Читаем Водоворот полностью

— Селом запахло,— глухо сказал Дорош, голос у него сорвался, и он наклонил голову, чтобы скрыть волнение.

— Давно из армии?

— Нет, недавно,— ответил Дорош, судорожно ворочая шеей, будто стараясь высвободиться из тесного воротника.

— Ты отчего шеей дергаешь? С детства или, может, от какой болезни?

— Контузило меня на финской,— нехотя ответил Дорош.

Остановился он у Оксена.

— Господи, да где ты его взял, такого худущего? — охала Олена.— Чем же его кормить? Может, горячим молоком с медом?

— Давай, что есть. Пускай все лопает.

— Любит он вареники с картошкой и со сметаной?

— А чего ты меня спрашиваешь? Что я с ним, по обедам ходил?

— Или, может, молочка парного? Оно для здоровья полезное. Только не знаю, будет ли пить. Есть такие, что брезгуют.

— А, тебя только начни слушать,— махнул рукой Оксен и пошел в хату.

Дорош, заложив руки в карманы, рассматривал фотографии на стене. В гимнастерке, подпоясанной командирским ремнем, в сапожках и узеньких галифе, он казался почти подростком. Оксену по-отцовски стало жаль его.

— Завтра скажу дояркам, чтобы давали тебе парного молока. Нужно тебя немного подправить.

— Были бы кости, а мясо нарастет,— засмеялся Дорош.

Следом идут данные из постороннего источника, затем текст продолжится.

static int pq_view_refresh(freddy_gpu_index* ix, freddy_gpu_index** view, hipStream_t s, const uint32_t* packed, const int32_t* pos,
                           int64_t n_blocks, int64_t n_rows) {
  freddy_gpu_index* fx = *view;
  if (!fx) {
    fx = new freddy_gpu_index();
    fx->shadow_of = ix;
    fx->kind = KIND_IVF; fx->device = ix->device; fx->stream = ix->stream; fx->n_cus = ix->n_cus;
    fx->d = ix->d; fx->m = ix->m; fx->K = ix->K; fx->S = ix->S; fx->M2 = ix->M2;
    if (dev_malloc((void**)&fx->viol, 4 * sizeof(int32_t)) != hipSuccess || hipMemset(fx->viol, 0, 4 * sizeof(int32_t)) != hipSuccess) {
      free_index(fx);
      return fail(FREDDY_E_NOMEM, "device allocation failed (PQ table as pseudo-lists)");
    }
    *view = fx;
  }
  fx->tune = ix->tune;
  fx->cbT = ix->cbT; fx->cbR = ix->cbR; fx->pmax = ix->pmax; fx->cmaxp = ix->cmaxp; fx->cbF = ix->cbF;
  fx->packed = const_cast<uint32_t*>(packed);
  fx->packed8 = (packed == ix->packed) ? ix->packed8 : nullptr; fx->packed8_own = false;
  fx->N = n_rows; fx->n_blocks = n_blocks; fx->max_list_blocks = FUSED_UNIT_BLOCKS;
  const int lists = (int)((n_blocks + FUSED_UNIT_BLOCKS - 1) / FUSED_UNIT_BLOCKS);
  fx->C = lists;
  const size_t slots = (size_t)n_blocks * 64;
  if (fx->v_coarse.ensure(sizeof(float) * (size_t)lists * ix->d) || fx->v_list_off.ensure(sizeof(int32_t) * ((size_t)lists + 1)) ||
      fx->v_blk_off.ensure(sizeof(int32_t) * ((size_t)lists + 1)) || fx->v_blk_cell.ensure(sizeof(int32_t) * (size_t)n_blocks) ||
      fx->v_pos.ensure(sizeof(int32_t) * slots) || fx->v_rterm.ensure(sizeof(float) * slots))
    return fail(FREDDY_E_NOMEM, "device allocation failed (PQ table as pseudo-lists)");
  fx->coarse = fx->v_coarse.as<float>(); fx->list_off = fx->v_list_off.as<int32_t>(); fx->blk_off = fx->v_blk_off.as<int32_t>();
  fx->blk_cell = fx->v_blk_cell.as<int32_t>(); fx->pos = fx->v_pos.as<int32_t>(); fx->rterm = fx->v_rterm.as<float>();
  HIP_TRY(hipMemsetAsync(fx->coarse, 0, sizeof(float) * (size_t)lists * ix->d, s));
  hipLaunchKernelGGL(pq_shadow_meta_kernel, dim3((unsigned)((slots + 255) / 256)), dim3(256), 0, s, pos, ix->ids, n_blocks, n_rows, lists,
                     fx->list_off, fx->blk_off, fx->blk_cell, fx->pos);
  hipLaunchKernelGGL(row_term_kernel, dim3((unsigned)((slots + 255) / 256)), dim3(256), 0, s, fx->packed, fx->blk_cell, fx->coarse, fx->cbR,
                     fx->rterm, (int64_t)slots, fx->M2, fx->d, fx->m, fx->K, fx->S);
  HIP_TRY(hipGetLastError());
  return 0;
}

int pq_shadow_build(freddy_gpu_index* ix) {
  if (ix->pq_shadow) return 0;
  if (int rc = pq_view_refresh(ix, &ix->pq_shadow, ix->stream, ix->packed, ix->pos, ix->n_blocks, ix->N)) {
    if (ix->pq_shadow) { free_index(ix->pq_shadow); ix->pq_shadow = nullptr; }
    return rc;
  }
  HIP_TRY(hipStreamSynchronize(ix->stream));
  return 0;
}


static int pq_fused_chunk(freddy_gpu_index* ix, freddy_gpu_index* fx, hipStream_t s, const float* d_q, int Q, int k, float sentinel,
                          int32_t* d_out_ids, float* d_out_dist) {
  fx->tune = ix->tune;
  Workspace* ws = workspace_for(fx, s);
  const int lists = fx->C, m = fx->m;
  const int SL = (lists >= 32 && Q <= 256 && (size_t)lists * FUSED_NW > 256) ? 4 : 0;
  const int W = SL ? ((lists + SL - 1) / SL) * SL : lists;
  IvfRun r = ivf_run(fx, ws, s, scan_share_now(ix->tune.scan_share, false, ix->device), d_q, Q, k, W, sentinel, d_out_ids, d_out_dist, nullptr);
  r.fused = true; r.records_ready = true; r.merge_slices = SL;
  const size_t n_entries = (size_t)((Q + SCAN5_G - 1) / SCAN5_G) * lists;
  if (ivf_run_ensure(r) || ws->w_records.ensure(sizeof(int32_t) * REC_DW * n_entries))
    return fail(FREDDY_E_NOMEM, "workspace allocation failed (Q=%d over %d pseudo-lists)", Q, lists);
  const PlanArgs pa = plan_items(r, lists);
  const WorkTable wt = work_counters(ws, n_entries);
  const QueryTable qt = query_table(ws, fx, Q);
  PqFrontArgs fa;
  fa.queries = d_q; fa.Q = Q; fa.d = fx->d; fa.lists = lists; fa.W = W; fa.n_rows = fx->N; fa.blk_off = fx->blk_off; fa.list_off = fx->list_off;
  fa.cbT = fx->cbF; fa.cmax = fx->cmaxp; fa.pmax = fx->pmax; fa.qn = qt.qn; fa.qscale = qt.qscale; fa.qc = qt.qc; fa.qc8 = qt.qc8;
  fa.m = m; fa.K = fx->K; fa.sentinel = sentinel; fa.item_cell = pa.item_cell; fa.item_query = pa.item_query;
  fa.item_dist = pa.item_dist; fa.round_rows = pa.round_rows; fa.records = ws->w_records.as<int32_t>(); fa.n_groups = wt.n_groups;
  fa.z.p[0] = ws->w_cnt.as<uint32_t>(); fa.z.n[0] = 1;
  fa.z.p[1] = ws->w_cnt.as<uint32_t>() + 2; fa.z.n[1] = 6;
  fa.z.p[2] = ws->w_cand.as<uint32_t>() + Q; fa.z.n[2] = Q;
  fa.z.p[3] = ws->w_surv_cnt.as<uint32_t>(); fa.z.n[3] = (int)surv_regions(r, (size_t)Q * W);
  fa.z.p[4] = nullptr; fa.z.n[4] = 0;
  const size_t front_lds = std::max<size_t>((size_t)query_codebook5_lds<25, 16>(), (size_t)(1024 + 16 + 2) * sizeof(float));
  timed_launch(fx, s, "pq_front", [&] {
    hipLaunchKernelGGL(pq_front_kernel, dim3((unsigned)(m * ((Q + 15) / 16) + Q)), dim3(256), front_lds, s, fa);
  });
  HIP_TRY(hipGetLastError());
  return ivf_scan_filter(r, pa, wt);
}

static bool pq_one_shape(const freddy_gpu_index* ix, int Q, int k, int64_t n_blocks) {
  return ix->tune.one_launch && !ix->one_launch_failed && Q == 1 && fused_dims(ix) && (ix->K & 3) == 0 && ix->d == 300 &&
         2 * k <= 64 && n_blocks >= 64 && (int64_t)ix->h_ids.size() == ix->N;
}
static int pq_one(freddy_gpu_index* ix, hipStream_t s, const float* h_q, int k, float sentinel, const int32_t* blk_off,
                  const uint32_t* packed, const int32_t* pos, int64_t n_blocks, int32_t* d_out_ids, float* d_out_dist, int32_t* err) {
  Workspace* ws = workspace_for(ix, s);
  const int K = ix->K, L = 2 * k;
  const int G = pq_one_groups(ix->n_cus, L, n_blocks, ONE_WAVES);
  const int chunk_blocks = (int)((n_blocks + G - 1) / G);
  const OneLayout lay{K, 0, 1, L, G};
  uint32_t epoch = 0;
  if (int rc = one_buffer(ws, s, (1ull << 60) | ((uint64_t)K << 32) | ((uint64_t)G << 16) | (uint64_t)L, lay.handoff_bytes(), &epoch)) return rc;
  if (one_prof() && ws->w_one.ensure(256)) return fail(FREDDY_E_NOMEM, "workspace allocation failed");
  OneArgs a;
  memcpy(a.qv, h_q, sizeof(a.qv)); a.cbT = ix->cbT; a.lut_g = ws->w_oneb.as<float>(); a.blk_off = blk_off; a.packed = packed; a.pos = pos;
  a.pos_to_id = nullptr;
  a.part = reinterpret_cast<u64*>(ws->w_oneb.as<char>() + lay.part_off()); a.out_ids = d_out_ids; a.out_dist = d_out_dist;
  a.epoch = epoch; a.err = err;
  a.prof = one_prof() ? ws->w_one.as<unsigned long long>() + 8 : nullptr;
  a.K = K; a.L = L; a.k = k; a.chunk_blocks = chunk_blocks; a.sentinel = sentinel;
  memcpy(&a.sentinel_bits, &sentinel, 4);
  timed_launch(ix, s, "pq_one", [&] { hipLaunchKernelGGL((pq_one_kernel<25>), dim3((unsigned)G), dim3(ONE_WG), lay.lds_bytes(), s, a); });
  HIP_TRY(hipGetLastError());
  ws->one_pending = false;
  return 0;
}
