# lisaweijler/SE3Conv3D

Measured on AMD Instinct MI355X. Metric: Mpoints/sec fwd+bwd PNEConvLayerRotEquiv (N=64k,k=32,F=2), higher is better.
Workload: dtype bf16x3 (fp32 split into bf16 hi+lo, 3 MFMA products, fp32 accumulate); 1 GPU; headline: 4-level PNEConvLayerRotEquiv stack, N=65536, k=32, F=2, C=64; conv-only fwd+bwd (dX,dA,dbeta,dW), one scene per GPU; n_points=65536, clouds_per_gpu=1, k=32, frames=2, num_basis=32, point_order=random, launch=hipGraph replay of the captured step, cpu_threads_per_rank=8

## Files before the change

### se3conv3d_amd/csrc/api.hip

```cpp
#include <cstdarg>
#include <cstdio>
#include <cstdlib>
#include <cstring>
#include <map>
#include <mutex>
#include <string>
#include <utility>
#include <vector>

#include "common.h"
#include "../../include/se3conv_forms.h"

namespace se3 {

namespace {
struct FormSink { std::string lines, tag; int n_cu; };
thread_local FormSink* t_forms = nullptr;
}
bool forms_only() { return t_forms != nullptr; }
int forms_cu_count() { return t_forms ? t_forms->n_cu : 0; }
const Switches& switches() {
  static const Switches sw = [] {
    Switches v{};
    v.no_t24 = getenv("SE3_NO_T24") != nullptr;
// ... 295 lines not shown
    const size_t plane = (size_t)s->c_out * align_up((size_t)s->c_in * kb, 32) * 2;
    p.bt_hi = take(plane);
    p.bt_lo = take(plane);
    p.split = take(gemm_nn_bf16_split_bytes((int64_t)s->n_out * s->f_out, s->c_out, s->c_in * (int)kb));
  } else {
    p.split = take(gemm_nn_split_bytes((int64_t)s->n_out * s->f_out, s->c_out, s->c_in * (int)kb));
  }
  p.geom_in = take((size_t)s->n_in * s->f_in * 64);
  p.geom_out = take((size_t)s->n_out * s->f_out * 64);
  p.total = off;
  return p;
}

enum class FeatGrad { none, u, edge_major };
enum class WeightGrad { none, t_saved, t_recomputed, u };

struct BwdPlan {
  bool fast;
  bool feat_branch;
  FeatGrad feat;
  WeightGrad dw;
  bool grad_t;
  bool strip_t;
  int fmt_t, fmt_u;
  struct { int64_t m; int ka, n, splits; } tn;
  int n_param_partials;
  size_t axes_ext, wt, w2, bt_hi, bt_lo, featpk, gpk, split, geom_in, geom_out, big, bx_hi, bx_lo, u, split_x, dx_rows, t,
      param_partials, tn_partials, total;
};
bool plan_edge_major(const se3conv_shape* s, bool want_params) {
  const int mode = switches().dx_path;
  if (mode == 0 || s->precision == SE3_PRECISION_FP32) return false;
  if (s->n_in == 0 || s->n_out == 0) return false;
  if (!edge_dx_bf16_applicable(forward_geom(s), s->c_in)) return false;
  if (s->n_edges * s->f_in * (int64_t)s->c_in >= (1ll << 31)) return false;
  if (mode == 1) return true;
  const double rows_in = (double)s->n_in * s->f_in, rows_out = (double)s->n_out * s->f_out;
  const double u_bytes = rows_in * s->c_out * kBasis * 6.0;
// ... 2 lines not shown
  return 15.0 + d_bytes / 2.2e6 < 45.0 + u_bytes / 6.0e6;
}

BwdPlan plan_bwd(const se3conv_shape* s, bool want_feat, bool want_params, bool have_t) {
  BwdPlan p{};
  const size_t kb = s->num_basis;
  const size_t rows_out = (size_t)s->n_out * s->f_out, rows_in = (size_t)s->n_in * s->f_in;
  const int ck = s->c_in * (int)kb, cok = s->c_out * (int)kb;
  p.fast = s->precision != SE3_PRECISION_FP32;
  p.feat_branch = want_feat && rows_in > 0;
  p.feat = !want_feat ? FeatGrad::none : plan_edge_major(s, want_params) ? FeatGrad::edge_major : FeatGrad::u;
  const bool u_form = p.feat == FeatGrad::u, edge_major = p.feat == FeatGrad::edge_major;
  p.grad_t = want_params || edge_major;
  if (p.fast) {
    p.strip_t = gemm_strip_bf16_applicable((int64_t)rows_out, ck, s->c_out);
    p.fmt_t = t_row_format(s);
    p.fmt_u = row_format(s, transposed_geom(s), s->c_out, 0);
  }
  const bool dw_u = p.fast && u_form && p.feat_branch && want_params && rows_out > 0 && s->c_in % 4 == 0 && s->c_out % 2 == 0 &&
                    (!have_t || (double)rows_in * s->c_out < (double)rows_out * s->c_in);
  p.dw = !want_params ? WeightGrad::none : dw_u ? WeightGrad::u : have_t ? WeightGrad::t_saved : WeightGrad::t_recomputed;
  if (dw_u) p.tn = {(int64_t)rows_in, cok, s->c_in, 0};
  else p.tn = {(int64_t)rows_out, ck, s->c_out, 0};
  p.tn.splits = gemm_tn_splits(p.tn.m, p.tn.ka, p.tn.n);
  p.n_param_partials = edge_param_grad_blocks((int64_t)rows_out);

  size_t off = 0;
  auto take = [&](size_t bytes) { size_t o = off; off = align_up(off + bytes, 256); return o; };
  const size_t wsz = (size_t)s->c_in * kb * s->c_out * 4;
  const size_t t_bytes = rows_out * s->c_in * kb * 4, u_bytes = rows_in * s->c_out * kb * 4;
// ... 432 lines not shown
    if (p.feat_branch) {
      float* u = (float*)(ws + p.u);
      if (int rc = launch_edge_t("edge_t_transposed", gt, grad_out, s->c_out, rows_out, axes_ext, rho, u, stream)) return rc;
      float* w2 = (float*)(ws + p.w2);
      if (!forms_only())
        hipLaunchKernelGGL(permute_weights_oki_kernel, dim3(grid_for((int64_t)ck * s->c_out)), dim3(256), 0, stream,
                           conv_weights, w2, s->c_in, kb, s->c_out);
      if (int rc = launch_gemm_nn("gemm_gradX", u, w2, grad_feat, rows_in, s->c_in, s->c_out * kb, nu, inv_fin, stream,
                                  (float*)(ws + p.split_x)))
        return rc;
    }
    return check_launch();
  }

  const bool u_form = p.feat_branch && p.feat == FeatGrad::u, edge_major = p.feat == FeatGrad::edge_major;
  uint16_t* bt_hi = (uint16_t*)(ws + p.bt_hi);
  uint16_t* bt_lo = (uint16_t*)(ws + p.bt_lo);
  uint16_t* bx_hi = (uint16_t*)(ws + p.bx_hi);
  uint16_t* bx_lo = (uint16_t*)(ws + p.bx_lo);
  uint32_t* gpk = (uint32_t*)(ws + p.gpk);
  const bool have_featpk = prep && prep->feat_words && prep->feat_words_valid;
  uint32_t* featpk = prep && prep->feat_words ? prep->feat_words : (uint32_t*)(ws + p.featpk);
  uint32_t* bigw = (uint32_t*)big;
  uint32_t* u = (uint32_t*)(ws + p.u);
  const float inv_phi = inv_fin / kGeluOut;
  pb.split(grad_out, gpk, rows_out * s->c_out);
  if (u_form) pb.weights(conv_weights, s->c_in, kb, s->c_out, 2, bx_hi, bx_lo, nullptr, 1.0f, false, p.fmt_u);
  if (want_params && !have_featpk) pb.split(feat, featpk, rows_in * s->c_in);
  if (p.grad_t)
    pb.weights(conv_weights, s->c_in, kb, s->c_out, 1, bt_hi, bt_lo, nu, inv_fin, p.strip_t);
  if (int rc = pb.launch(stream)) return rc;
  ReduceBatch final_sums;

  if (u_form) {
    if (int rc = launch_edge_t_bf16("edge_t_transposed", gt, gpk, s->c_out, rows_out, axes_ext, rho, u, stream, p.fmt_u))
      return rc;
  }
  if (p.grad_t) {
    if (int rc = p.strip_t ? launch_gemm_strip_bf16("gemm_gradT", gpk, bt_hi, bt_lo, bigw, rows_out, ck, s->c_out, stream)
                           : launch_gemm_nn_bf16("gemm_gradT", gpk, bt_hi, bt_lo, bigw, true, rows_out, ck, s->c_out,
                                                 (float*)(ws + p.split), nullptr, 1.0f, stream))
      return rc;
  }
  if (edge_major) {
    float* d_rows = (float*)(ws + p.dx_rows);
    if (int rc = launch_edge_dx_bf16("edge_dx", g, axes_ext, rho, bigw, s->c_in, d_rows, stream)) return rc;
    if (int rc = launch_dx_gather_sum("dx_gather", d_rows, neighbors, ends, t_samples, t_ends, t_edge_ids, s->n_in, s->f_in * s->c_in,
                                      1.0f / kGeluOut, grad_feat, stream))
      return rc;
  }
  if (grad_axes || grad_biases) {
    int n_part = 0;
    if (int rc = launch_edge_param_grad_bf16("edge_param_grad", g, featpk, s->c_in, rows_in, axes_ext, rho, bigw, partials,
                                             p.n_param_partials, &n_part, stream))
      return rc;
    final_sums.params(partials, n_part, grad_axes, grad_biases, 0.5f);
  }
  if (u_form) {
    if (int rc = launch_gemm_nn_bf16("gemm_gradX", u, bx_hi, bx_lo, grad_feat, false, rows_in, s->c_in, s->c_out * kb,
                                     (float*)(ws + p.split_x), nu, inv_phi, stream, p.fmt_u, &final_sums))
      return rc;
  }
  if (grad_weights) {
    if (p.dw == WeightGrad::u) {
      if (int rc = launch_gemm_tn_bf16("gemm_gradW", u, featpk, grad_weights, tn_partials, p.tn.splits, p.tn.m, p.tn.ka, p.tn.n,
                                       nu, inv_phi, stream, p.fmt_u, &final_sums, true))
        return rc;
    } else {
      const uint32_t* t = (const uint32_t*)t_save;
// ... 115 lines not shown
```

Ужинал он неохотно, без аппетита. Олена стояла около гостя с кувшином пенящегося молока и робко приговаривала:

— Ешьте на здоровье. Может, вам еще подлить?

Дорош не допил молока из глиняной кружки, и она обиженно заметила:

— Что же вы так мало? Может, вам не нравится наше молоко?

— Что вы! Молоко хорошее. Просто я не привык пить его такими страшными порциями…

— Что же тут страшного? Оксен, слава богу, натощак целый кувшин выпивает — и ничего, а вы кружечки не одолели. Нет, вам, верно, наше молоко не нравится. А может, брезгуете? Так у нас все кипятком вымыто…

— Иди займись своим делом! Привязалась к человеку!..— сердито прикрикнул на жену Оксен.

Олена убрала со стола и пошла в другую комнату. Слышно было, как она укладывала детей, как девочка смеялась, не хотела ложиться и все допытывалась, не прячется ли под печью дед с бородой или разбойник с ножом. Олена уверяла ее, что ни деда, ни разбойника нет, а под печью, в тепле, спит кошка Мурка. Девочка, видно, сама решила проверить, правда ли это, и зашлепала босыми ножками по полу.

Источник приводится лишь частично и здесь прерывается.